(Entries taken from a collection)
--------------------------------

# AchilleBailly/zstd-decompressor

Measured on AMD Instinct MI355X. Metric: decompressed MB/s (bit-exact vs ref) + % HBM roofline, higher is better.
Workload: dtype u8; 1 GPU; C4: enwik-style text, 128 KiB frames, zstd -3, 1 GiB unique x10 = one 10 GiB corpus; frames_total=81920, frames_rank0=81920, decompressed_bytes_total=10737418240, decompressed_bytes_rank0=10737418240, compressed_bytes_rank0=4645362830, sequences_rank0=1186360140, parallelism=replicas x1, step=zd_decode_async over every resident frame, launched per step

## Files before the change

### zstd-decompressor_amd/csrc/zd_kernels.hip

```cpp
#include <hip/hip_runtime.h>
#include <stddef.h>
#include <stdint.h>
#include <type_traits>

#include "../../include/zd.h"
#include "zd_chain.h"
#include "zd_common.h"
#include "zd_huf.h"
#include "zd_launch.h"
#include "zd_walk.h"

namespace zd {

const char* const kKernelNames[N_KERNELS] = {"zd_k_rawcopy", "zd_k_tables", "zd_k_huffman", "zd_k_sequences",
                                             "zd_k_execute", "zd_k_jexec"};
const char* const kDomNames[N_DOM] = {"zd_k_rawcopy", "zd_k_fused", "zd_k_execute", "zd_k_execute_lds",
                                      "zd_k_jsum+zd_k_jsum_blocks+zd_k_jprefix+zd_k_jscatter+zd_k_jround"};

__constant__ uint32_t c_ml_base[53] = {
    3,  4,  5,  6,  7,  8,  9,  10, 11, 12, 13, 14, 15, 16, 17, 18, 19, 20, 21, 22, 23, 24, 25, 26, 27, 28, 29,
    30, 31, 32, 33, 34, 35, 37, 39, 41, 43, 47, 51, 59, 67, 83, 99, 131, 259, 515, 1027, 2051, 4099, 8195, 16387, 32771, 65539};
__constant__ uint8_t c_ml_bits[53] = {0, 0, 0, 0, 0, 0, 0, 0, 0, 0, 0, 0, 0, 0, 0, 0, 0, 0, 0, 0, 0, 0, 0, 0, 0, 0, 0,
                                      0, 0, 0, 0, 0, 1, 1, 1, 1, 2, 2, 3, 3, 4, 4, 5, 7, 8, 9, 10, 11, 12, 13, 14, 15, 16};
__constant__ uint32_t c_ll_base[36] = {0,  1,  2,  3,  4,  5,  6,   7,   8,   9,   10,   11,   12,   13,   14,   15,   16,    18,
// ... 1504 lines not shown
                                                           uint32_t n_list, const uint16_t* __restrict__ fses,
                                                           uint64_t* __restrict__ recs) {
  __shared__ __attribute__((aligned(16))) uint16_t tabs[K3_LANES * K3_TAB];
  const int lane = threadIdx.x;
  const uint32_t li = blockIdx.x * K3_LANES + lane;
  bool act = li < n_list;
  const uint32_t ci = act ? list[li] : 0;
  CompBlock C;
  if (act) C = comp[ci];
  if (act) {
    const uint64_t key0 = fstate[C.frame].key;
    if (key0 != KEY_NONE && key_phase(key0) == PH_PARSE) act = false;
  }
  int al[3] = {0, 0, 0};
  const uint16_t* g[3] = {nullptr, nullptr, nullptr};
  if (act) {
    for (int k = 0; k < 3; k++) {
      const uint32_t s = (uint32_t)C.tab_src[k];
      al[k] = cstate[s].al[k];
      g[k] = fses + (uint64_t)comp[s].fse_slot * FSE_SLOT + k * FSE_TAB;
    }
  }
  const bool deep = act && al[1] > 8;
  const bool use_lds = __ballot(deep) == 0;
  lds_u16* mine = (lds_u16*)tabs + lane * K3_TAB;
  if (use_lds && act) {
    const int dst[3] = {0, K3_TL + K3_TM, K3_TL};
    for (int k = 0; k < 3; k++) {
      const int cnt = 1 << al[k];
      if (cnt >= 8) {
        typedef uint32_t u32x4 __attribute__((ext_vector_type(4)));
        typedef __attribute__((address_space(1))) const u32x4 g_u4;
        typedef __attribute__((address_space(3))) u32x4 l_u4;
        g_u4* s4 = (g_u4*)g[k];
        l_u4* d4 = (l_u4*)(mine + dst[k]);
        for (int e = 0; e < cnt / 8; e++) {
          u32x4 v = s4[e];
          v.x = K3_ENTRY(v.x & 0xFFFF, k, al[k]) | (K3_ENTRY(v.x >> 16, k, al[k]) << 16);
          v.y = K3_ENTRY(v.y & 0xFFFF, k, al[k]) | (K3_ENTRY(v.y >> 16, k, al[k]) << 16);
          v.z = K3_ENTRY(v.z & 0xFFFF, k, al[k]) | (K3_ENTRY(v.z >> 16, k, al[k]) << 16);
          v.w = K3_ENTRY(v.w & 0xFFFF, k, al[k]) | (K3_ENTRY(v.w >> 16, k, al[k]) << 16);
          d4[e] = v;
        }
      } else {
        for (int e = 0; e < cnt; e++) mine[dst[k] + e] = (uint16_t)K3_ENTRY(((g_u16*)g[k])[e], k, al[k]);
      }
    }
  }
  __syncthreads();
  if (!act) return;
  const CompState cs = cstate[ci];
  const uint8_t* blk = src + C.src;
  const uintptr_t lo = (uintptr_t)src;
  int st = 0;
  bool exact = !use_lds;
  if (use_lds)
    exact = K3_FAST(blk + cs.bs_off, cs.bs_size, lo, mine, mine + K3_TL, mine + K3_TL + K3_TM, al[0], al[1],
                       al[2], C.nseq, recs + C.seq_out) != 0;
  if (exact)
    st = K3_CHAIN<g_u16*, true>(blk + cs.bs_off, cs.bs_size, lo, (g_u16*)g[0], (g_u16*)g[2], (g_u16*)g[1], al[0],
                                 al[1], al[2], C.nseq, recs + C.seq_out);
  if (st) k3_fail(C, ci, cstate, fstate, st);
}
template <int CTRL>
__device__ inline uint32_t qdpp(uint32_t x) {
  return (uint32_t)__builtin_amdgcn_mov_dpp((int)x, CTRL, 0xf, 0xf, false);
}
constexpr int QP_SWAP1 = 0xB1;
constexpr int QP_SWAP2 = 0x4E;
__device__ inline uint32_t quad_sum(uint32_t x) {
  x += qdpp<QP_SWAP1>(x);
  return x + qdpp<QP_SWAP2>(x);
}
__device__ inline uint32_t quad_or(uint32_t x) {
  x |= qdpp<QP_SWAP1>(x);
  return x | qdpp<QP_SWAP2>(x);
}
__device__ inline uint32_t quad_max(uint32_t x) {
  x = max(x, qdpp<QP_SWAP1>(x));
  return max(x, qdpp<QP_SWAP2>(x));
}
template <int L, int N, bool PUB = false>
__device__ int seq_chainq(const uint8_t* bs, uint32_t bs_size, uintptr_t base, const lds_u16* tab, int role,
                          int all, int alo, int alm, uint32_t n, uint64_t* __restrict__ out,
                          volatile __attribute__((address_space(3))) uint32_t* prog = nullptr) {
  constexpr int U = (L % 2 == 0) ? L : 2 * L;
  if (bs_size == 0) return 1;
  const uint8_t lastb = bs[bs_size - 1];
  if (lastb == 0) return 1;
  int32_t pos = (int32_t)(8 * (bs_size - 1)) + highbit32(lastb);
  const int32_t A = all + alo + alm;
  if (A > pos) return 1;
  if ((intptr_t)bs - (intptr_t)base + (intptr_t)bs_size < 4 * N) return 1;
  const int32_t m = (int32_t)max((intptr_t)base - (intptr_t)bs, (intptr_t)(-4 * N));
  const int32_t pos0 = pos;
  const Win6 wi = win6_load(bs, m, pos);
  const uint32_t v0 = win6_bits(wi, pos, (uint32_t)A);
  const int alr = role == 0 ? alo : role == 1 ? alm : all;
  const uint32_t m3 = role == 3 ? 0u : ~0u, m0 = role == 0 ? 0u : ~0u;
  const uint32_t ar = (uint32_t)(alr - 31), Tr = 1u << alr;
  uint32_t s = role == 0 ? __builtin_amdgcn_ubfe(v0, alm, alo)
             : role == 1 ? __builtin_amdgcn_ubfe(v0, 0, alm)
             : v0 >> (alo + alm);
  pos -= A;
  uint32_t pS = s, pPos = (uint32_t)pos;
  auto pair_word = [&](uint32_t sB, uint32_t posB) -> uint32_t {
    const uint32_t d = pS | (sB << 10);
    const uint32_t x = d | ((pPos - posB) << 20);
    return role == 3 ? pPos : (role == 0 ? x : d);
  };
  g_u32* const outw = (g_u32*)out + role;
  const uint32_t n_even = (n + 1) & ~1u;
  WinN<N> w[L];
#pragma unroll
  for (int k = 0; k < L; k++) {
    w[k] = winn_load<N>(bs, m, k == 0 ? pos0 : pos);
    if (!(k & 1)) {
      asm volatile("" ::: "memory");
      outw[0] = pair_word(s, (uint32_t)pos);
    }
  }
  uint32_t mx = 0;
  int32_t ymin = 0;
  auto step = [&](WinN<N>& use) {
    const uint32_t e = tab[s];
    mx = max(mx, e);
    const uint32_t ns = e & 1023, nb = __builtin_clz(ns) + ar;
    const uint32_t c = e >> 10;
    const uint32_t csum = qdpp<0x00>(c) + qdpp<0x55>(c) + qdpp<0xAA>(c);
    const int32_t y = (pos - use.wb) - (int32_t)csum;
    pos -= (int32_t)csum;
    ymin = min(ymin, y);
    const uint32_t r = winn_at_tree<N>(use, (uint32_t)y);
    use = winn_load<N>(bs, m, pos);
    const uint32_t t = qdpp<0x50>(nb) & m0;
    const uint32_t v = __builtin_amdgcn_ubfe(r, t + qdpp<0x50>(t), nb);
    s = (ns << nb) + v - Tr;
  };
  uint32_t i = 0;
  g_u32* wp = outw;
  for (; i + 1 < n; i += U) {
#pragma unroll
    for (int k = 0; k < U; k += 2) {
      step(w[k % L]);
      asm volatile("" ::: "memory");
      const uint32_t slot = i + k;
      if constexpr (U == 4) {
        *wp = pair_word(s, (uint32_t)pos);
        wp += 4;
      } else {
        outw[2 * (slot < n ? slot : n_even)] = pair_word(s, (uint32_t)pos);
      }
      if constexpr (PUB) {
        constexpr int K3_PAIR_VMEM = 2 * (N / 4 + (N % 4 == 2 ? 1 : 0)) + 1;
        static_assert(7 * K3_PAIR_VMEM > 32, "seq_chainq PUB: vmcnt(32) would not cover the published line's stores");
        if (((slot + 2) & 15) == 0 && slot + 2 >= 32) {
          asm volatile("s_waitcnt vmcnt(32)" ::: "memory");
          if (role == 0) *prog = (slot + 2 - 16) >> 4;
        }
      }
      step(w[(k + 1) % L]);
      pS = s;
      pPos = (uint32_t)pos;
    }
  }
  outw[2 * (i < n ? i : n_even)] = pair_word(pS, pPos);
  const uint64_t rl = k3_reread(out, n - 1);
  const int32_t pl = (int32_t)(uint32_t)rl;
  const uint32_t st = (uint32_t)(rl >> 32);
  const uint32_t shr = role == 0 ? 20 : role == 1 ? 10 : 0;
  const uint32_t el = tab[(st >> shr) & 1023] & m3;
  mx = quad_max(max(mx, el));
  const uint32_t S = quad_sum((__builtin_clz(el & 1023) + ar) & m3);
  const int32_t E = (int32_t)(quad_sum(el >> 10) - S);
  return (mx >= K3F_BAD || ymin < 0 || pl < 0 || E > pl) ? 1 : 0;
}
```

--------------------------------

## Exercise aim
Copy each line of the preceding data that contains the string "pPos".

## Finished exercise
  uint32_t pS = s, pPos = (uint32_t)pos;
    const uint32_t x = d | ((pPos - posB) << 20);
    return role == 3 ? pPos : (role == 0 ? x : d);
      pPos = (uint32_t)pos;
  outw[2 * (i < n ? i : n_even)] = pair_word(pS, pPos);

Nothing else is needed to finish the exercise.